▶ [WHAT IS BEING ASKED]:
Restate each entry shown beneath this instruction, keeping its wording intact.

<<<<

+__device__ __forceinline__ uint32_t fused_row_sum(const uint32_t* __restrict__ row, uint32_t lim, uint32_t lane) {
+  uint32_t sum = 0;
+  for (uint32_t t0 = 0; t0 < lim; t0 += 128) {
+    uint32_t v[4];
 #pragma unroll
     for (int k = 0; k < 4; ++k) {
-      if (!found) {
-        const uint32_t p = __popc(xs[k]);
-        if (j < p) { found = true; w = v * 4 + k; word = xs[k]; }
-        else j -= p;
-      }
-    }
-  }
-  const uint32_t bit = __fns(word, 0, (int)j + 1);
-  return a.dec.rec[lo * kListTile + w * 32 + bit].x;
-}
-
-__device__ __forceinline__ uint32_t fused_select_lite(uint32_t q, const FusedArgs& a, const uint32_t* __restrict__ rows,
-                                                       const uint32_t* __restrict__ rpre) {
-  const uint32_t c = a.rcls[q];
-  if (c == kNone) return kResEnvNotFound;
-  if (a.ct.cls_nelig[c] == 0) return kResEnvNotFound;
-  const uint32_t target = rpre[c] + a.rrank[q];
-  const uint32_t* row = rows + c * (a.n_ltiles + 1);
-  if (target >= row[a.n_ltiles]) return kResTimeout;
-  uint32_t lo = 0, hi = a.n_ltiles;
-  while (hi - lo > 1) {
-    const uint32_t mid = (lo + hi) >> 1;
-    if (row[mid] <= target) lo = mid; else hi = mid;
-  }
-  uint32_t j = target - row[lo];
-  const uint4* words = reinterpret_cast<const uint4*>(a.list_bal + (size_t(lo) * a.ct.cls_bound + c) * 32);
-  uint32_t w = 0, word = 0;
-  bool found = false;
-#pragma unroll 1
-  for (uint32_t v = 0; v < 8 && !found; ++v) {
-    const uint4 x = words[v];
-    const uint32_t xs[4] = {x.x, x.y, x.z, x.w};
-#pragma unroll
-    for (int k = 0; k < 4; ++k) {
-      if (!found) {
-        const uint32_t p = __popc(xs[k]);
-        if (j < p) { found = true; w = v * 4 + k; word = xs[k]; }
-        else j -= p;
-      }
-    }
-  }
-  const uint32_t bit = __fns(word, 0, (int)j + 1);
-  return a.dec.rec[lo * kListTile + w * 32 + bit].x;
+      const uint32_t t = t0 + k * 32 + lane;
+      v[k] = t < lim ? row[t] : 0u;
+    }
+#pragma unroll
+    for (int k = 0; k < 4; ++k) sum += v[k];
+  }
+  return __reduce_add_sync(0xffffffffu, sum);
+}
+
+__device__ __forceinline__ uint32_t fused_grants_before(const FusedArgs& a, uint32_t tile, uint32_t ncls, bool raw,
+                                                        const uint32_t* __restrict__ loff, uint32_t stride,
+                                                        uint32_t* __restrict__ rpre) {
+  __shared__ uint32_t s_sum;
+  const uint32_t tid = threadIdx.x, lane = tid & 31, warp = tid >> 5;
+  __syncthreads();
+  if (tid == 0) s_sum = 0;
+  __syncthreads();
+  for (uint32_t c = warp; c < ncls; c += 32) {
+    const uint32_t* rc = a.rank_cnt + c * a.n_rtiles;
+    const uint32_t pre = raw ? fused_row_sum(rc, tile, lane) : rc[tile] - rc[0];
+    if (lane == 0) {
+      const uint32_t* row = loff + c * stride;
+      const uint32_t len = a.ct.cls_nelig[c] ? row[a.n_ltiles] - row[0] : 0u;
+      rpre[c] = pre;
+      atomicAdd(&s_sum, min(pre, len));
+    }
+  }
+  __syncthreads();
+  return s_sum;
 }
 
 __global__ void __launch_bounds__(1024, 1) k_fused_front(FusedArgs a) {
@@ -382,52 +397,62 @@
   TaskRing ring = a.ring;
   ring.next = s_dyn.ring_next;
   void* const out = s_zc_out ? reinterpret_cast<void*>(s_zc_out) : a.out;
-  if (a.solo && lite) {
+  if (a.solo) {
     __shared__ uint32_t s_rpre[kMaxClasses];
-    const uint32_t lane = tid & 31, warp = tid >> 5, stride = a.n_ltiles + 1;
-    for (uint32_t c = warp; c < nlists; c += 32) {
-      uint32_t running = 0;
-      for (uint32_t t0 = 0; t0 < a.n_ltiles; t0 += 32) {
-        const uint32_t t = t0 + lane;
-        const uint32_t v = t < a.n_ltiles ? a.list_cnt[c * a.n_ltiles + t] : 0u;
-        uint32_t x = v;
-#pragma unroll
-        for (int d = 1; d < 32; d <<= 1) {
-          const uint32_t y = __shfl_up_sync(0xffffffffu, x, d);
-          if (lane >= d) x += y;
+    const uint32_t lane = tid & 31, warp = tid >> 5;
+    const uint32_t* loff = a.list_cnt;
+    uint32_t stride = a.n_ltiles;
+    if (lite) {
+      const uint32_t nl = a.n_ltiles, cells = nlists * nl;
+      stride = nl + 1;
+      for (uint32_t i0 = tid; i0 < cells; i0 += 4 * 1024) {
+        uint32_t v[4];
+#pragma unroll
+        for (int k = 0; k < 4; ++k) {
+          const uint32_t i = i0 + k * 1024;
+          v[k] = i < cells ? a.list_cnt[i] : 0u;
         }
-        if (t < a.n_ltiles) s_loff[c * stride + t] = running + x - v;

>>>>

▶ [RESULT OF THIS TASK]:
+__device__ __forceinline__ uint32_t fused_row_sum(const uint32_t* __restrict__ row, uint32_t lim, uint32_t lane) {
+  uint32_t sum = 0;
+  for (uint32_t t0 = 0; t0 < lim; t0 += 128) {
+    uint32_t v[4];
 #pragma unroll
     for (int k = 0; k < 4; ++k) {
-      if (!found) {
-        const uint32_t p = __popc(xs[k]);
-        if (j < p) { found = true; w = v * 4 + k; word = xs[k]; }
-        else j -= p;
-      }
-    }
-  }
-  const uint32_t bit = __fns(word, 0, (int)j + 1);
-  return a.dec.rec[lo * kListTile + w * 32 + bit].x;
-}
-
-__device__ __forceinline__ uint32_t fused_select_lite(uint32_t q, const FusedArgs& a, const uint32_t* __restrict__ rows,
-                                                       const uint32_t* __restrict__ rpre) {
-  const uint32_t c = a.rcls[q];
-  if (c == kNone) return kResEnvNotFound;
-  if (a.ct.cls_nelig[c] == 0) return kResEnvNotFound;
-  const uint32_t target = rpre[c] + a.rrank[q];
-  const uint32_t* row = rows + c * (a.n_ltiles + 1);
-  if (target >= row[a.n_ltiles]) return kResTimeout;
-  uint32_t lo = 0, hi = a.n_ltiles;
-  while (hi - lo > 1) {
-    const uint32_t mid = (lo + hi) >> 1;
-    if (row[mid] <= target) lo = mid; else hi = mid;
-  }
-  uint32_t j = target - row[lo];
-  const uint4* words = reinterpret_cast<const uint4*>(a.list_bal + (size_t(lo) * a.ct.cls_bound + c) * 32);
-  uint32_t w = 0, word = 0;
-  bool found = false;
-#pragma unroll 1
-  for (uint32_t v = 0; v < 8 && !found; ++v) {
-    const uint4 x = words[v];
-    const uint32_t xs[4] = {x.x, x.y, x.z, x.w};
-#pragma unroll
-    for (int k = 0; k < 4; ++k) {
-      if (!found) {
-        const uint32_t p = __popc(xs[k]);
-        if (j < p) { found = true; w = v * 4 + k; word = xs[k]; }
-        else j -= p;
-      }
-    }
-  }
-  const uint32_t bit = __fns(word, 0, (int)j + 1);
-  return a.dec.rec[lo * kListTile + w * 32 + bit].x;
+      const uint32_t t = t0 + k * 32 + lane;
+      v[k] = t < lim ? row[t] : 0u;
+    }
+#pragma unroll
+    for (int k = 0; k < 4; ++k) sum += v[k];
+  }
+  return __reduce_add_sync(0xffffffffu, sum);
+}
+
+__device__ __forceinline__ uint32_t fused_grants_before(const FusedArgs& a, uint32_t tile, uint32_t ncls, bool raw,
+                                                        const uint32_t* __restrict__ loff, uint32_t stride,
+                                                        uint32_t* __restrict__ rpre) {
+  __shared__ uint32_t s_sum;
+  const uint32_t tid = threadIdx.x, lane = tid & 31, warp = tid >> 5;
+  __syncthreads();
+  if (tid == 0) s_sum = 0;
+  __syncthreads();
+  for (uint32_t c = warp; c < ncls; c += 32) {
+    const uint32_t* rc = a.rank_cnt + c * a.n_rtiles;
+    const uint32_t pre = raw ? fused_row_sum(rc, tile, lane) : rc[tile] - rc[0];
+    if (lane == 0) {
+      const uint32_t* row = loff + c * stride;
+      const uint32_t len = a.ct.cls_nelig[c] ? row[a.n_ltiles] - row[0] : 0u;
+      rpre[c] = pre;
+      atomicAdd(&s_sum, min(pre, len));
+    }
+  }
+  __syncthreads();
+  return s_sum;
 }
 
 __global__ void __launch_bounds__(1024, 1) k_fused_front(FusedArgs a) {
@@ -382,52 +397,62 @@
   TaskRing ring = a.ring;
   ring.next = s_dyn.ring_next;
   void* const out = s_zc_out ? reinterpret_cast<void*>(s_zc_out) : a.out;
-  if (a.solo && lite) {
+  if (a.solo) {
     __shared__ uint32_t s_rpre[kMaxClasses];
-    const uint32_t lane = tid & 31, warp = tid >> 5, stride = a.n_ltiles + 1;
-    for (uint32_t c = warp; c < nlists; c += 32) {
-      uint32_t running = 0;
-      for (uint32_t t0 = 0; t0 < a.n_ltiles; t0 += 32) {
-        const uint32_t t = t0 + lane;
-        const uint32_t v = t < a.n_ltiles ? a.list_cnt[c * a.n_ltiles + t] : 0u;
-        uint32_t x = v;
-#pragma unroll
-        for (int d = 1; d < 32; d <<= 1) {
-          const uint32_t y = __shfl_up_sync(0xffffffffu, x, d);
-          if (lane >= d) x += y;
+    const uint32_t lane = tid & 31, warp = tid >> 5;
+    const uint32_t* loff = a.list_cnt;
+    uint32_t stride = a.n_ltiles;
+    if (lite) {
+      const uint32_t nl = a.n_ltiles, cells = nlists * nl;
+      stride = nl + 1;
+      for (uint32_t i0 = tid; i0 < cells; i0 += 4 * 1024) {
+        uint32_t v[4];
+#pragma unroll
+        for (int k = 0; k < 4; ++k) {
+          const uint32_t i = i0 + k * 1024;
+          v[k] = i < cells ? a.list_cnt[i] : 0u;
         }
-        if (t < a.n_ltiles) s_loff[c * stride + t] = running + x - v;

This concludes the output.